Description w unruh 2021-05-11 08:08:12 CEST
Description of problem: Trying to upgrade an Mga7 installation to Mga8. Unfortunately, it died midway through updating the Mga7 to Mga8 (there were about 2000 packages that it said it needed to upgrade, but after about 1000 of them were updated, it quit, on installation problems. 

www.theory.physics.ubc.ca/mga8-install/index.html
is a photo taken of the screen with the dependency error. I could not continue. If I clicked ok, it dumped me back in the "do you have other media" and if I added an ftp source, it would grind on again bringing down the repository synthesis files, and I would try again finally and it might install another 20 packages and then give a similar error message. At 20 a time, it would take me about a full day getting everything updated (except that the number it would do decreased on successive attempts.)

Ie, trying to update an Mga7 installation failed miserably. 

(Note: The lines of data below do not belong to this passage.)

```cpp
namespace spmf {

namespace {

constexpr int kInFlight = 4;

__device__ __forceinline__ float4 ld4(const float* __restrict__ base, int row, int KP, int sub) {
  return *reinterpret_cast<const float4*>(base + (size_t)row * KP + sub * 4);
}
template <int NH>
__device__ __forceinline__ float group_dot(float4 a, float4 b) {
  if constexpr (NH == 2) {
    const float v = group_sum<16>(dot4(a, b));
    return v + __shfl_xor(v, 16);
  } else {
    return wave_sum(fmaf(a.w, b.w, fmaf(a.z, b.z, fmaf(a.y, b.y, fmaf(a.x, b.x, 0.f)))));
  }
}
template <int NH>
__device__ __forceinline__ float xhalf_add(float v) {
  if constexpr (NH == 2) v += __shfl_xor(v, 32);
  return v;
}
template <int NH>
__device__ __forceinline__ float4 xhalf_add(float4 v) {
  return make_float4(xhalf_add<NH>(v.x), xhalf_add<NH>(v.y), xhalf_add<NH>(v.z), xhalf_add<NH>(v.w));
}

}

template <int KP>
__global__ __launch_bounds__(256) void row_widek_kernel(
    int64_t B, const int32_t* __restrict__ row_ptr, const int32_t* __restrict__ col,
    const float* __restrict__ val, const float* __restrict__ row_scale, const float* __restrict__ Ap,
    const float* __restrict__ Vp, const float* __restrict__ phi, const double* __restrict__ dprep,
    float* __restrict__ z, float* __restrict__ gzs, double* __restrict__ dacc, int mode, int Dcols,
    int64_t dacc_stride) {
  constexpr int NH = 256 / KP, LPG = 64 / NH;
  if (gridDim.y > 1) {
    const size_t sd = blockIdx.y;
    Ap += sd * (size_t)Dcols * KP;
    Vp += sd * (size_t)Dcols * KP;
    phi += sd * (size_t)Dcols;
    dprep += sd * (size_t)kPrepSeg * (KP + 1);
    z += sd * (size_t)B * KP;
    gzs += sd * (size_t)B * KP;
    dacc += sd * (size_t)dacc_stride;
  }
  const bool encode_only = mode == 1;
  const int lane = threadIdx.x & 63, sub = lane % LPG, h = lane / LPG;
  const int64_t wave = ((int64_t)blockIdx.x * blockDim.x + threadIdx.x) >> 6;
  const int64_t nwaves = ((int64_t)gridDim.x * blockDim.x) >> 6;
  float4 veta = make_float4(0.f, 0.f, 0.f, 0.f);
  if (!encode_only)
    veta = make_float4((float)prep_sum(dprep, KP, sub * 4 + 0), (float)prep_sum(dprep, KP, sub * 4 + 1),
                       (float)prep_sum(dprep, KP, sub * 4 + 2), (float)prep_sum(dprep, KP, sub * 4 + 3));
  double ll_acc = 0.0, zsq_acc = 0.0, nnf_acc = 0.0;
  float4 zsum = make_float4(0.f, 0.f, 0.f, 0.f);
  for (int64_t b = wave; b < B; b += nwaves) {
    const int start = row_ptr[b], end = row_ptr[b + 1];
    const float xi = row_scale ? row_scale[b] : 1.f;
    float4 zacc = make_float4(0.f, 0.f, 0.f, 0.f);
    for (int base = start; base < end; base += 64) {
      const int i = base + lane;
      const int c = i < end ? col[i] : 0;
      const float x = i < end ? val[i] : 0.f;
      const int cnt = min(64, end - base);
      for (int e0 = 0; e0 < cnt; e0 += NH * kInFlight) {
        float4 a[kInFlight];
        float xe[kInFlight];
#pragma unroll
        for (int j = 0; j < kInFlight; ++j) {
          const int idx = e0 + NH * j + h, src = min(idx, 63);
          const int cj = __shfl(c, src);
          const float xs = (NH == 2 || idx < cnt) ? __shfl(x, src) : 0.f;
          xe[j] = idx < cnt ? xs : 0.f;
          a[j] = ld4(Ap, cj, KP, sub);
        }
#pragma unroll
        for (int j = 0; j < kInFlight; ++j) zacc = fma4(xe[j], a[j], zacc);
      }
    }
    zacc = xhalf_add<NH>(zacc);
    zacc.x *= xi; zacc.y *= xi; zacc.z *= xi; zacc.w *= xi;
    if (h == 0) reinterpret_cast<float4*>(z + (size_t)b * KP)[sub] = zacc;
    if (encode_only) continue;
    float4 gz = make_float4(0.f, 0.f, 0.f, 0.f);
    float llrow = 0.f;
    for (int base = start; base < end; base += 64) {
      const int i = base + lane;
      const int c = i < end ? col[i] : 0;
      const float x = i < end ? val[i] : 0.f;
      const int cnt = min(64, end - base);
      for (int e0 = 0; e0 < cnt; e0 += NH * kInFlight) {
        float4 vv[kInFlight];
        float xe[kInFlight], ph[kInFlight];
#pragma unroll
        for (int j = 0; j < kInFlight; ++j) {
          const int idx = e0 + NH * j + h, src = min(idx, 63);
          const int cj = __shfl(c, src);
          const float xs = (NH == 2 || idx < cnt) ? __shfl(x, src) : 0.f;
          xe[j] = idx < cnt ? xs : 0.f;
          vv[j] = ld4(Vp, cj, KP, sub);
          ph[j] = phi[cj];
        }
#pragma unroll
        for (int j = 0; j < kInFlight; ++j) {
          const float r = group_dot<NH>(zacc, vv[j]) + ph[j];
          const bool on = xe[j] > 0.f, good = r > 0.f && r < INFINITY;
          const float cc = on ? (good ? xe[j] * __builtin_amdgcn_rcpf(r) : 1.f) : 0.f;
          if (on && good) llrow = fmaf(xe[j], logf(r), llrow);
          if (on && !good) nnf_acc += 1.0;
          gz = fma4(cc, vv[j], gz);
        }
      }
    }
    gz = xhalf_add<NH>(gz);
    if (h == 0) {
      float4 o;
      o.x = xi * (gz.x - veta.x - zacc.x);
      o.y = xi * (gz.y - veta.y - zacc.y);
      o.z = xi * (gz.z - veta.z - zacc.z);
      o.w = xi * (gz.w - veta.w - zacc.w);
      reinterpret_cast<float4*>(gzs + (size_t)b * KP)[sub] = o;
      if constexpr (NH == 2) {
        zsq_acc += (double)dot4(zacc, zacc);
      } else {
        zsq_acc += (double)(zacc.x * zacc.x);
        zsq_acc += (double)(zacc.y * zacc.y);
        zsq_acc += (double)(zacc.z * zacc.z);
        zsq_acc += (double)(zacc.w * zacc.w);
      }
      zsum = add4(zsum, zacc);
    }
    ll_acc += (double)llrow;
  }
  if (encode_only) return;
  dacc += (size_t)(blockIdx.x % kDaccRep) * (kDaccHead + KP);
  const double zq = wave_sum(zsq_acc);
  if (sub == 0) {
    atomicAdd(&dacc[0], ll_acc);
    if (nnf_acc != 0.0) atomicAdd(&dacc[2], nnf_acc);
  }
  if (lane == 0) atomicAdd(&dacc[1], zq);
  if (h == 0) {
    atomicAdd(&dacc[kDaccHead + sub * 4 + 0], (double)zsum.x);
    atomicAdd(&dacc[kDaccHead + sub * 4 + 1], (double)zsum.y);
    atomicAdd(&dacc[kDaccHead + sub * 4 + 2], (double)zsum.z);
    atomicAdd(&dacc[kDaccHead + sub * 4 + 3], (double)zsum.w);
  }
}

template <int KP>
__global__ __launch_bounds__(256) void col_widek_kernel(
    int D, int n_panels, int row_base, int blocks_per_panel, const int32_t* __restrict__ item_ptr,
    const int4* __restrict__ items, const int32_t* __restrict__ pc_row, const float* __restrict__ pc_val,
    const float* __restrict__ Vp, const float* __restrict__ phi, const float* __restrict__ z,
    const float* __restrict__ gzs, float* __restrict__ gAp, float* __restrict__ gVp, float* __restrict__ gphi,
    const int32_t* __restrict__ item_mid, int half_sel, int64_t Brows, int64_t acc_stride,
    const double* __restrict__ pack_dacc, float* __restrict__ pack_tail, int64_t dacc_stride) {
  constexpr int NH = 256 / KP, LPG = 64 / NH;
  if (pack_dacc && blockIdx.x == 0) {
    const double* dacc = pack_dacc + (size_t)blockIdx.y * dacc_stride;
    float* tail = pack_tail + (size_t)blockIdx.y * acc_stride;
    for (int i = threadIdx.x; i < kDaccHead + KP; i += blockDim.x) fold_dacc(i, dacc, tail, KP);
    return;
  }
  if (gridDim.y > 1) {
    const size_t sd = blockIdx.y;
    Vp += sd * (size_t)D * KP;
    phi += sd * (size_t)D;
    z += sd * (size_t)Brows * KP;
    gzs += sd * (size_t)Brows * KP;
    gAp += sd * (size_t)acc_stride;
    gVp += sd * (size_t)acc_stride;
    gphi += sd * (size_t)acc_stride;
  }
  const int lane = threadIdx.x & 63, wid = threadIdx.x >> 6, sub = lane % LPG, h = lane / LPG;
  const int64_t L = (int64_t)blockIdx.x - (pack_dacc ? 1 : 0);
  const int p = (int)(L / blocks_per_panel), ib = (int)(L % blocks_per_panel);
  if (p >= n_panels) return;
  const int ilo = half_sel == 2 ? item_mid[p] : item_ptr[p];
  const int ihi = half_sel == 1 ? item_mid[p] : item_ptr[p + 1];
  const int it = ilo + ib * 4 + wid;
  if (it >= ihi) return;
  const int4 im = items[it];
  const int d = im.z;
  const float4 vp = ld4(Vp, d, KP, sub);
  const float ph = phi[d];
  float4 gV = make_float4(0.f, 0.f, 0.f, 0.f), gA = gV;
  float gph = 0.f;
  const int end = im.x + im.y;
  for (int base = im.x; base < end; base += 64) {
    const int i = base + lane;
    const int rb = i < end ? pc_row[i] - row_base : 0;
    const float x = i < end ? pc_val[i] : 0.f;
    const int cnt = min(64, end - base);
    for (int e0 = 0; e0 < cnt; e0 += NH * kInFlight) {
      float4 zz[kInFlight], gg[kInFlight];
      float xe[kInFlight];
#pragma unroll
      for (int j = 0; j < kInFlight; ++j) {
        const int idx = e0 + NH * j + h, src = min(idx, 63);
        const int b = __shfl(rb, src);
        const float xs = (NH == 2 || idx < cnt) ? __shfl(x, src) : 0.f;
        xe[j] = idx < cnt ? xs : 0.f;
        zz[j] = ld4(z, b, KP, sub);
        gg[j] = ld4(gzs, b, KP, sub);
      }
#pragma unroll
      for (int j = 0; j < kInFlight; ++j) {
        const float r = group_dot<NH>(zz[j], vp) + ph;
        const float xr = (r > 0.f && r < INFINITY) ? xe[j] * __builtin_amdgcn_rcpf(r) : (xe[j] > 0.f ? 1.f : 0.f);
        gV = fma4(xr, zz[j], gV);
        gA = fma4(xe[j], gg[j], gA);
        gph += xr;
      }
    }
  }
  gV = xhalf_add<NH>(gV);
  gA = xhalf_add<NH>(gA);
  gph = xhalf_add<NH>(gph);
  if (h == 0) {
    float* dv = gVp + (size_t)d * KP + sub * 4;
    float* da = gAp + (size_t)d * KP + sub * 4;
    if (gV.x != 0.f) atomicAdd(dv + 0, gV.x);
    if (gV.y != 0.f) atomicAdd(dv + 1, gV.y);
    if (gV.z != 0.f) atomicAdd(dv + 2, gV.z);
    if (gV.w != 0.f) atomicAdd(dv + 3, gV.w);
    if (gA.x != 0.f) atomicAdd(da + 0, gA.x);
    if (gA.y != 0.f) atomicAdd(da + 1, gA.y);
    if (gA.z != 0.f) atomicAdd(da + 2, gA.z);
    if (gA.w != 0.f) atomicAdd(da + 3, gA.w);
    if (lane == 0 && gph != 0.f) atomicAdd(&gphi[d], gph);
  }
}

namespace {
template <int KP>
void row_widek(int nb, const RowArgs& a, hipStream_t st) {
  hipLaunchKernelGGL((row_widek_kernel<KP>), dim3(nb, a.S > 1 ? a.S : 1), dim3(256), 0, st, a.B, a.row_ptr, a.col,
                     a.val, a.row_scale, a.Ap, a.Vp, a.phi, a.dprep, a.z, a.gzs, a.dacc, a.mode, a.D,
                     a.dacc_stride);
}
template <int KP>
void col_widek(int64_t nb, int bpp, const ColArgs& a, hipStream_t st) {
  hipLaunchKernelGGL((col_widek_kernel<KP>), dim3((unsigned)nb, a.S > 1 ? a.S : 1), dim3(256), 0, st, a.D,
                     a.n_panels, a.row_base, bpp, a.item_ptr, reinterpret_cast<const int4*>(a.items), a.pc_row,
                     a.pc_val, a.Vp, a.phi, a.z, a.gzs, a.gAp, a.gVp, a.gphi, a.item_mid, a.half_sel, a.B,
                     a.acc_stride, a.pack_dacc, a.pack_tail, a.dacc_stride);
}
}

bool launch_row_widek(int KP, const RowArgs& a, hipStream_t st) {
  if (a.logt != 0 || (a.mode != 0 && a.mode != 1) || a.det_slots) return false;
  const int64_t want = (a.B + 3) / 4;
  const int nb = (int)(want < 1 ? 1 : (want > 2048 ? 2048 : want));
  return with_kp<256, 128>(KP, [&](auto kp) { row_widek<decltype(kp)::value>(nb, a, st); });
}

bool launch_col_widek(int KP, const ColArgs& a, hipStream_t st) {
  if (a.logt != 0 || a.det_part) return false;
  const int bpp = (a.max_items_per_panel + 3) / 4;
  if (bpp < 1) return false;
  const int64_t nb = (int64_t)a.n_panels * bpp + (a.pack_dacc ? 1 : 0);
  return with_kp<256, 128>(KP, [&](auto kp) { col_widek<decltype(kp)::value>(nb, bpp, a, st); });
}

}
```

Baseline: 379.7.

## Rework wide-K row/col kernels with prefetch, DPP reductions, packed entries, dynamic tail

Rewrites both wide-K kernels. Gather depth grows to groups of 8, and per-entry group dot products are replaced with a three-step DPP/swizzle transpose-fold that reduces eight dots at once. Row pointers and entry chunks are prefetched one and two rows ahead, and a work-stealing dynamic tail balances uneven rows. Optional packed 16+16-bit entries shrink index traffic. The col kernel interleaves panel mapping across blocks and combines halves through LDS before the atomics. This adds complexity and depends on new args (ent, dyn_tail, panel_rows, dyn slot) defined elsewhere. Packed mode truncates values to integers up to 65535.

```diff
diff --git a/spmf_amd/csrc/widek.hip b/spmf_amd/csrc/widek.hip
--- a/spmf_amd/csrc/widek.hip
+++ b/spmf_amd/csrc/widek.hip
@@ -5,40 +5,184 @@
 
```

I tried to use the Recovery on the installation usb, and it would claim to be setting up grub to allow me to boot into both an old Mga7 and a new Mga8 grub possibilities, but if on boot I chose the Mga8 possibility it would boot up the old Mga 7 (on partition vnme0n1p1) rather than the nvme0n1p6 partion.
(I wanted to try use urpmi --auto-update on that partial Mga8 update, but I could not boot into that. )

I would really love to be able to update an old Mga to a new release, but anytime I have tried, something like the above has happened. Doing a clean install is possible but is a REAL REAL pain as all of the configuration that I spent a year or two getting right on Mga7 has to be redone, wasting days of time. 

(Yes, I still have the /etc directory on the Mga7, but there are about 500 configuration files in /etc, that have to be redone, and a bunch of them have completely changed (eg postfix) between Mga7 and 8, making me waste time debugging why say postfix has entirely stopped working. 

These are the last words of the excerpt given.